Irradiation is requested in support of an ASTM International Inter-Laboratory Study (ILS) of the E1297 Standard Test Method for Measuring Fast-Neutron Reaction Rates by Radioactivation of Niobium. The Nb-93 (n,n′) Nb-93m reaction is widely used for neutron metrology in nuclear power and test reactors. This reaction is desirable because its energy response range is similar to the fast neutron (E > 1.0 MeV) fluence rate response function that is commonly used as a material damage correlation parameter. In addition, the 16-year half-life of the reaction product enables monitoring of materials over relatively long time intervals. Alternative reactions with similar energy response ranges and reaction product half-lives require fissile target material, such as U-238(n,f) and Np-237(n,f), which may be undesirable because of regulatory and logistical challenges associated with handling fissile material. In spite of its utility and its increasingly common use - particularly for nuclear power reactors - there has never been a formal comparison of measurement practices for the Nb-93 (n,n′) Nb-93m reaction using this ASTM standard. This ILS aims to establish obtainable precision and bias associated with the use of ASTM International Standard E1297 to make this measurement. ASTM has agreed to support shipping and material costs associated with this study, but irradiation of the Nb-93 samples is requested.

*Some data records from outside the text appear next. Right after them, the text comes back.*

diff --git a/mcintegration.jl_amd/csrc/mci_host_plan.h b/mcintegration.jl_amd/csrc/mci_host_plan.h
--- a/mcintegration.jl_amd/csrc/mci_host_plan.h
+++ b/mcintegration.jl_amd/csrc/mci_host_plan.h
@@ -39,6 +39,39 @@
     if (rq.solver == MCI_VEGAS && p->vegas.wide && !p->vegas.threads_vegas && p->wg_per_block <= 0 && rq.nblocks * rq.nevalperblock < ((int64_t)1 << 22) &&
         rq.nblocks * rq.nevalperblock * p->shape.ndraw >= ((int64_t)1 << 19))
         pl.T = 512;
+    if (rq.kern == mci_problem::kVegasBig) pl.T = kBigThreads;
+}
+
+int64_t plan_launch_lds(const mci_problem *p, const LaunchRequest &rq) {
+    return rq.kern == mci_problem::kVegasBig ? sixteen_copies_lds(p) : solver_lds(p, rq.solver);
+}
+
+const int64_t kVegasBigSamples = (int64_t)1 << 26;
+const int kVegasBigAdds = 8;
+VegasBigIn plan_big_in(const mci_problem *p, const LaunchRequest &rq, const Overrides &ov, bool assume_unit) {
+    VegasBigIn in{};
+    in.vegas = rq.solver == MCI_VEGAS;
+    in.mf1 = rq.measurefreq == 1;
+    in.pipe_unit = !p->in_self_check && vegas_pipe_unit(p) && !(ov.vegas_cursor.on && ov.vegas_cursor.v == 0);
+    in.forced_grid = p->wg_per_block > 0;
+    in.deterministic = p->deterministic;
+    in.override_big = ov.vegas_big_unit.on ? (ov.vegas_big_unit.v != 0 ? 1 : 0) : -1;
+    in.cursor_forced = ov.vegas_cursor.on && ov.vegas_cursor.v == 1;
+    in.copy_plan = p->vegas.hcopy_plan;
+    in.conservative = p->vegas.conservative;
+    in.copies_forced = ov.hist_copies.on;
+    in.threads_explicit = p->threads_explicit;
+    in.copies = p->shape.hcopy;
+    in.threads = solver_threads(p, MCI_VEGAS);
+    in.sixteen_fit_lds = sixteen_copies_fit_lds(p);
+    in.samples = rq.nblocks * rq.nevalperblock;
+    in.threshold = kVegasBigSamples;
+    in.adds = vegas_adds_per_sample(p);
+    in.adds_floor = kVegasBigAdds;
+    in.nblocks = rq.nblocks;
+    in.resident = assume_unit ? rq.nblocks : p->vegas_big.resident;
+    in.state = assume_unit && p->vegas_big.state == 0 ? 1 : p->vegas_big.state;
+    return in;
 }
 
 bool plan_may_carry(const mci_problem *p, const LaunchRequest &rq) {
@@ -123,7 +156,7 @@
     return p->wg_per_block <= 0 && pl.units * rq.nblocks >= ((int64_t)1 << 25) ? 2 : 0;
 }
 void plan_cursor_grid(const LaunchRequest &rq, int resident, LaunchPlan &pl) {
-    if (resident >= rq.nblocks && (resident / rq.nblocks) * rq.nblocks > kAtomicRows) {
+    if (resident >= rq.nblocks && ((resident / rq.nblocks) * rq.nblocks > kAtomicRows || rq.kern == mci_problem::kVegasBig)) {
         pl.cursor = true;
         pl.wpb = (int)(resident / rq.nblocks);
         const int64_t maxw = (pl.units + pl.T - 1) / pl.T;
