struct ykpred_engine {
  mutable std::recursive_mutex mu;
  ykpred_config_t cfg{};
  int R = 3, KT = 1, W = 1;
  hipStream_t own_stream = nullptr;
  std::string err;

  int N = 0;
  int row_words = 0, row_stride = 0;
  DevBuf d_alloc, d_req, d_allowed, d_count, d_nflags, d_taints, d_labels, d_domain, d_selcount, d_ports;
  int KD = 0, KS = 0, KP = 0;
  std::vector<int32_t> h_domain_sizes;
  DevBuf d_score, d_key, d_rank, d_perm, d_rankbuf, d_member_key, d_name_rank, d_member_tie;
  bool has_name_rank = false;
  bool nodes_set = false;

  int S = 0;
  std::vector<i64> h_req;
  std::vector<u64> h_tol, h_wanted;
  std::vector<uint32_t> h_sflags;
  std::vector<int32_t> h_aff_off, h_pre_off, h_spread_off;
  std::vector<ykpred_spread_t> h_spread;
  std::vector<u64> h_aff_terms, h_pre_terms;
  DevBuf d_sreq, d_stol, d_sflags, d_aff_off, d_aff_terms, d_pre_off, d_pre_terms;
  std::vector<int32_t> spec_sig_res, spec_sig_tol, spec_sig_aff;
  Family fam_res, fam_tol, fam_aff, fam_spread;
  DevBuf planes_canon, planes_ranked;
  DevBuf base_canon, base_ranked;
  u64 taint_used[ykk::kMaxKT] = {0, 0, 0, 0};
  int plane_rows_alloc = 0;
  std::vector<int32_t> spec_sig_spread;
  std::vector<std::vector<ykpred_spread_t>> spread_sig;
  std::vector<int32_t> spread_sig_aff, spread_sig_tol;
  DevBuf d_spec_spread, d_sp_coff, d_sp_c, d_sp_aff, d_sp_tol, d_sp_cnt, d_sp_present, d_sp_min;
  DevBuf d_sp_cnt_prev, d_sp_present_prev, d_sp_min_prev, d_sig_changed, d_class_dirty;
  int spread_constraints = 0;
  int64_t spread_cells = 0;
  bool spread_dirty = true;
  int res_vectors = 0;
  std::vector<i64> h_dim_val;
  std::vector<int32_t> h_dim_of;
  std::vector<int32_t> h_stage_rows;
  DevBuf d_dim_val, d_dim_order, d_dim_chunk_dim, d_dim_chunk_begin, d_dim_chunk_len, d_res_rows;
  int dim_chunks = 0;
  int walk_rows = 256;
  int wave_combine_below = 16;
  int n_big = 0, walk_chunks = 0, index_rows = 0;
  int NCB = 0;
  DevBuf d_big_dim, d_walk_big, d_walk_begin, d_walk_len, d_sfree_c, d_pmask_c, d_sfree_r, d_pmask_r, d_rbits_c;
  std::vector<int32_t> h_res_rows;
  std::vector<int32_t> h_row_pos;
  std::vector<int32_t> h_row_big;
  std::vector<int32_t> h_sorted_off;
  DevBuf d_sorted, d_sorted_off, d_ent_c;
  int sweep_min_run = 1;
  int sweep_groups = 0;
  bool sweep_ready = false;
  std::vector<int32_t> h_class_sweep;
  int sweep_rows[ykk::kMaxIdxRows] = {0, 0}, sweep_row_off[ykk::kMaxIdxRows + 1] = {0, 0, 0}, sweep_runs = 0;
  int index_rows_needed = 0;
  DevBuf d_agree;
  DevBuf d_explain;
  DevBuf d_headroom;
  DevBuf d_groups;
  DevBuf d_domain_head;
  DevBuf d_reach;
  DevBuf d_rc_req, d_rc_pods, d_rc_ports;
  int rc_tiers = 0;
  bool rc_ports = false;
  DevBuf d_victims;
  DevBuf d_vt_base, d_vt_tier_end, d_vt_cum, d_vt_ports;
  std::vector<int32_t> h_vt_base, h_vt_cap;
  int vt_tiers = 0;
  size_t vt_rows = 0;
  bool vt_ports = false;
  DevBuf d_bytes_gather;
  DevBuf d_topo_agree;
  u64 dict_digest = 0;
  int fuse_rows = 1;
  int fuse_wpl = 0;
  int fuse_count = 0, fuse_row_count = 0;
  bool fuse_ready = false;
  DevBuf d_fuse_rec;
  int fuse_combos = 0;
  int fuse_combine = 1;
  DevBuf d_fuse_combo_rec, d_fuse_combo;
  std::vector<uint8_t> h_class_fused;
  int run_decide = 1;
  int run_ranges = 0, n_decide_list = 0, run_decide_classes = -1;
  bool win_partial = false;
  DevBuf d_run_ranges, d_no_decide, d_glin_r;
  int class_runs = 1;
  int class_runs_min_rows = 16;
  int run_classes = 0, run_units = 0, run_rows = 0;
  DevBuf d_run_classes, d_run_units;
  DevBuf d_sweep_rows, d_sweep_runs, d_sweep_units;
  int sweep_units[ykk::kMaxIdxRows] = {0, 0}, sweep_unit_off[ykk::kMaxIdxRows + 1] = {0, 0, 0};
  DevBuf d_chunk_list_b0;
  int NCB0 = 0;
  DevBuf d_walk2_order, d_walk2_big, d_walk2_begin, d_walk2_len;
  int walk2_chunks = -1;
  DevBuf d_first_r;
  static constexpr bool decide_skip = true;
  DevBuf d_chunk_list_b;
  DevBuf d_slice_general;
  DevBuf d_slice_desc;
  DevBuf d_pfx_r;
  DevBuf d_idx_c;
  DevBuf d_win_r;
  int idx_stride = 0;
  DevBuf d_sig_tol, d_sig_tolflags, d_sig_ports, d_swanted;
  DevBuf d_sig_aff_flags, d_sig_aff_off, d_sig_aff_terms, d_sig_pre_off, d_sig_pre_terms;
  bool specs_set = false;

  int P = 0, C = 0, NC = 0;
  std::vector<int32_t> h_pod_spec, h_pod_pin;
  DevBuf d_pod_spec, d_pod_pin, d_pod_class;
  DevBuf d_class_sig, d_class_pin, d_class_first, d_class_word, d_chunk_class, d_chunk_begin, d_chunk_len, d_chunk_first, d_members;
  std::unordered_map<ClassKey, int32_t, ClassKeyHash> class_ids;
  std::vector<int32_t> h_pod_class, h_pod_slot;
  std::vector<int32_t> h_pod_row;
  int rows_total = 0, rows_a = 0, row_capacity = 0;
  DevBuf d_pod_row;
  bool bands_enabled = true;
  int band_steps = 0;
  int band_steps_now = 128;
  int round_batched = -1;
  int round_node_assume = 1;
  int round_prof = 0;
  int fail_after = 0;
  int sig_wpl = 0;
  int combine_slices = 1;
  int decide_groups_from = 16384;
  int early_counts = 1;
  int group_lds = -1;
  int group_scratch_mb = 256;
  int affinity_fill_waves = 0;
  int group_chunk_tasks = 0;
  int max_lds_bytes = 64 * 1024;
  int num_cus = 256;
  int n_bands = 0, n_band_steps = 0, n_classes_a = 0, n_fix_rows = 0;
  std::vector<int32_t> h_class_slot_a;
  DevBuf d_band_tab, d_class_rows_a, d_class_list_a, d_class_slot_a, d_fix_row, d_fix_slot, d_chunk_zone;
  DevBuf d_class_list_b;
  int n_classes_b = 0;
  std::vector<int32_t> h_ch_zone;
  std::vector<uint8_t> h_row_stale;
  std::vector<int32_t> h_class_sig, h_class_pin, h_class_first, h_class_live;
  std::vector<std::vector<int32_t>> h_class_chunks;
  std::vector<int32_t> h_members, h_ch_class, h_ch_begin, h_ch_len, h_ch_first;
  int patch_chunks = 0;
  bool rank_valid = false;
  uint64_t specs_version = 1, ranked_specs_version = 0, ranked_nodes_epoch = 0;
  unsigned ranked_pre = 0, ranked_filt = 0;
  bool ranked_has_first = false;
  DevBuf d_round;
  DevBuf d_fx_off, d_fx_cls, d_fx_cnt, d_fx_occ, d_sp_sig_of;
  uint64_t fx_version = 0;
  bool fx_contrib = false, fx_ports = false;
  std::vector<int32_t> h_fx_off;
  std::vector<int32_t> h_fx_cls;
  std::vector<int32_t> h_fx_cnt;
  std::vector<uint8_t> h_fx_occupies;
  DevBuf d_patches, d_rows, d_row_count, d_row_best;
  unsigned last_pre = 0, last_filt = 0;
  bool last_eval_valid = false;
  DevBuf d_class_count, d_class_best;
  bool pods_set = false, classes_dirty = true;
  int chunk_members = ykk::kChunkMembers;
  bool chunk_sorted = true;
  int combine_lds_bytes = 40000;

  DevBuf d_bitmap, d_counts, d_decisions, d_keys, d_scratch;
  void* last_bitmap = nullptr;
  int64_t last_bitmap_rows = 0;
  void *last_counts = nullptr, *last_decisions = nullptr, *last_keys = nullptr;

  hipStream_t aux_stream = nullptr;
  hipEvent_t ev_fork = nullptr, ev_planes = nullptr, ev_join = nullptr, ev_counts = nullptr, ev_zero = nullptr;
  hipStream_t peek_stream = nullptr;
  hipEvent_t ev_eval_done = nullptr;
  void* peek_pinned = nullptr;
  size_t peek_pinned_bytes = 0;

  struct GraphKey {
    uint64_t version;
    unsigned pre, filt, options;
    void *bitmap, *counts, *decisions, *keys;
    bool operator==(const GraphKey& o) const {
      return version == o.version && pre == o.pre && filt == o.filt && options == o.options && bitmap == o.bitmap && counts == o.counts &&
             decisions == o.decisions && keys == o.keys;
    }
  };
  std::vector<std::pair<GraphKey, hipGraphExec_t>> graphs;
  std::vector<GraphKey> seen;
  uint64_t tables_version = 1;
  bool graph_disabled = true;

  ncclComm_t comm = nullptr;
  int comm_rank = 0, comm_world = 1, node_offset = 0;
  int64_t round_exchanges = 0;
  void* h_round_pinned = nullptr;
  size_t h_round_pinned_bytes = 0;
  int64_t rounds_batched = 0, round_batched_asks = 0, round_batches = 0, rounds_sequential = 0, round_sequential_asks = 0;
  int forced_stride = 0;
  DevBuf d_gathered, d_gathered_map, d_xkey, d_xcand;
  bool last_has_keys = false;
  DevBuf d_class_rows_all, d_gathered_classes, d_class_rows_slot, d_class_sig_ident, d_expand_count, d_layout_hash, d_gathered_pod_class, d_row_pod;
  int ident_classes = 0;
  uint64_t layout_version = 1, layout_hashed_version = 0, layout_hash_value = 0, row_pod_version = 0;
  uint64_t ask_epoch = 1, hdr_epoch = 0;
  std::vector<uint64_t> hdr_cache;
  uint64_t nodes_epoch = 1, hist_epoch = 0;
  uint64_t bitmap_epoch = 0;

  int64_t n_full_evals = 0, n_node_patches = 0, n_row_patches = 0, n_queries = 0, n_gathers = 0, n_uploads = 0;

  hipEvent_t ev[2 * YKPRED_MAX_TIMED_KERNELS + 2]{};
  bool ev_ready = false;
  int timed = 0;
  const char* timed_name[YKPRED_MAX_TIMED_KERNELS]{};
  bool timing_valid = false;
};

namespace {

int fail(ykpred_engine* e, int code, const std::string& msg) {
  if (e) e->err = msg;
  if (e && (code == YKPRED_E_DEVICE || code == YKPRED_E_NOMEM)) {
    e->last_eval_valid = false;
    e->rank_valid = false;
    e->classes_dirty = true;
    e->spread_dirty = true;
    e->hist_epoch = 0;
    e->ranked_nodes_epoch = 0;
    e->tables_version++;
  }
  return code;
}
inline bool inject_failure(ykpred_engine* e) { return e && e->fail_after > 0 && --e->fail_after == 0; }
#define HIPCHK(call)                                                                                        \
  do {                                                                                                      \
    hipError_t _s = inject_failure(e) ? hipErrorUnknown : (call);                                          \
    if (_s != hipSuccess)                                                                                   \
      return fail(e, _s == hipErrorOutOfMemory ? YKPRED_E_NOMEM : YKPRED_E_DEVICE,                          \
                  std::string(#call) + ": " + hipGetErrorString(_s));                                       \
  } while (0)

template <class T>
int upload(ykpred_engine* e, DevBuf& b, const T* src, size_t n, hipStream_t st) {
  HIPCHK(b.ensure(n * sizeof(T)));
  if (n) HIPCHK(hipMemcpyAsync(b.p, src, n * sizeof(T), hipMemcpyHostToDevice, st));
  return YKPRED_OK;
}
#define TRY(x)                     \
  do {                             \
    int _r = (x);                  \
    if (_r != YKPRED_OK) return _r; \
  } while (0)

ykk::NodeTable node_table(const ykpred_engine* e) {
  ykk::NodeTable t;
  t.n = e->N;
  t.R = e->R;
  t.KT = e->KT;
  t.W = e->W;
  t.alloc = e->d_alloc.as<i64>();
  t.req = e->d_req.as<i64>();
  t.allowed = e->d_allowed.as<int>();
  t.count = e->d_count.as<int>();
  t.flags = e->d_nflags.as<unsigned>();
  t.taints = e->d_taints.as<u64>();
  t.labels = e->d_labels.as<u64>();
  t.KD = e->KD;
  t.KS = e->KS;
  t.domain = e->d_domain.as<int>();
  t.selcount = e->d_selcount.as<int>();
  t.KP = e->KP;
  t.ports = e->d_ports.as<u64>();
  return t;
}
ykk::SpreadSigs spread_sigs(const ykpred_engine* e) {
  ykk::SpreadSigs sp;
  sp.D = e->fam_spread.D;
  sp.c_off = e->d_sp_coff.as<int>();
  sp.c = e->d_sp_c.as<ykk::SpreadC>();
  sp.aff_sig = e->d_sp_aff.as<int>();
  sp.tol_sig = e->d_sp_tol.as<int>();
  sp.cnt = e->d_sp_cnt.as<int>();
  sp.present = e->d_sp_present.as<int>();
  sp.minv = e->d_sp_min.as<int>();
  return sp;
}
ykk::SpecTable spec_table(const ykpred_engine* e) {
  ykk::SpecTable s;
  s.R = e->R;
  s.KT = e->KT;
  s.W = e->W;
  s.req = e->d_sreq.as<i64>();
  s.tol = e->d_stol.as<u64>();
  s.flags = e->d_sflags.as<unsigned>();
  s.aff.flags = e->d_sflags.as<unsigned>();
  s.aff.term_off = e->d_aff_off.as<int>();
  s.aff.terms = e->d_aff_terms.as<u64>();
  s.aff.pre_off = e->d_pre_off.as<int>();
  s.aff.pre_terms = e->d_pre_terms.as<u64>();
  s.KP = e->KP;
  s.wanted_ports = e->d_swanted.as<u64>();
  s.spread_sig = e->d_spec_spread.as<int>();
  s.spread = spread_sigs(e);
  return s;
}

One sheet of IRMM-526B Niobium will be cut to create approximately 24 samples of target material, with each sample approximately 0.8 cm^2 in size and 70 mg in mass. The Radiation Measurements Laboratory (RML) at INL possesses precision punches and a calibrated scale for this purpose.

The prepared foils will be transferred to the Neutron RADiography (NRAD) facility at the Hot Fuel Examination Facility (HFEF) at INL for irradiation in the F1 dry port for a total fluence of approximately 1E16 n/cm^2. Following irradiation, the Nb-93m activity levels are expected to be on the order of 1 Bq/mg, characteristic of the activity levels seen in niobium sensors irradiated in reactor cavity dosimetry positions at operating power reactors.



The E1297 ILS is open to all domestic (USA-based) and international laboratories. ASTM will support shipping to domestic laboratories. Participating laboratories must cover their own costs (e.g. staff time, consumables, etc.) to measure the samples per ASTM E1297. At least one measurement must be performed. The organizers encourage the participants to perform multiple measurements of the sample material, thereby enabling an “intra-laboratory” estimate of precision.



The sample-preparation and irradiation components of the proposed work will take approximately 6 months, while the sample analysis (not part of the proposed work, but part of the ILS) may take up to 1 year for all participating laboratories to complete.

However, sample analysis at the RML, one participating laboratory at INL, will be completed within 3 months of the irradiation.

The results of this study will be used to determine the precision and biases associated with the use of ASTM E1297 standard and will be published in an appropriate manner (likely at the International Symposium for Reactor Dosimetry, ISRD18).

The continued investigation of fast-neutron measurement techniques is critical to the development of both light-water and advanced nuclear reactor research.

Fast-neutron fluence is the most commonly desired irradiation parameter for nuclear reactor experiments, but is difficult to perform accurately.

The use of Nb foils for fast-neutron dosimetry is one manner of determining fluences for experiments at research reactors, and for analysis of power reactors.

ASTM International has developed and maintained the E1297 standard, but an inter-laboratory study (ILS) has never been completed to determine the precision and biases associated with this standard.

Completion of the proposed irradiation will allow participating laboratories to perform the E1297 standard procedure, creating the necessary data for ASTM examination.

The results of the ILS will enhance the value of the E1297 standard procedure, and guide the nuclear research community as future developments in nuclear energy are realized.

A high degree of synergy exists between the proposed irradiation and ASTM international to achieve the scientific outcome of the ILS.

In addition to the benefit to measurement laboratories, research reactor facilities, and commercial power operators who presently use the E1297 standard procedure, all NSUF experiments in ATR with dosimetry also take advantage of E1297 to measure fast-neutron fluence rate.

The wide range of beneficiaries for the proposed work demonstrate a clear need.

Successful completion of the proposed work will also develop a new route for scientists in the standards community to work with the NSUF to develop and test industry standards moving forward.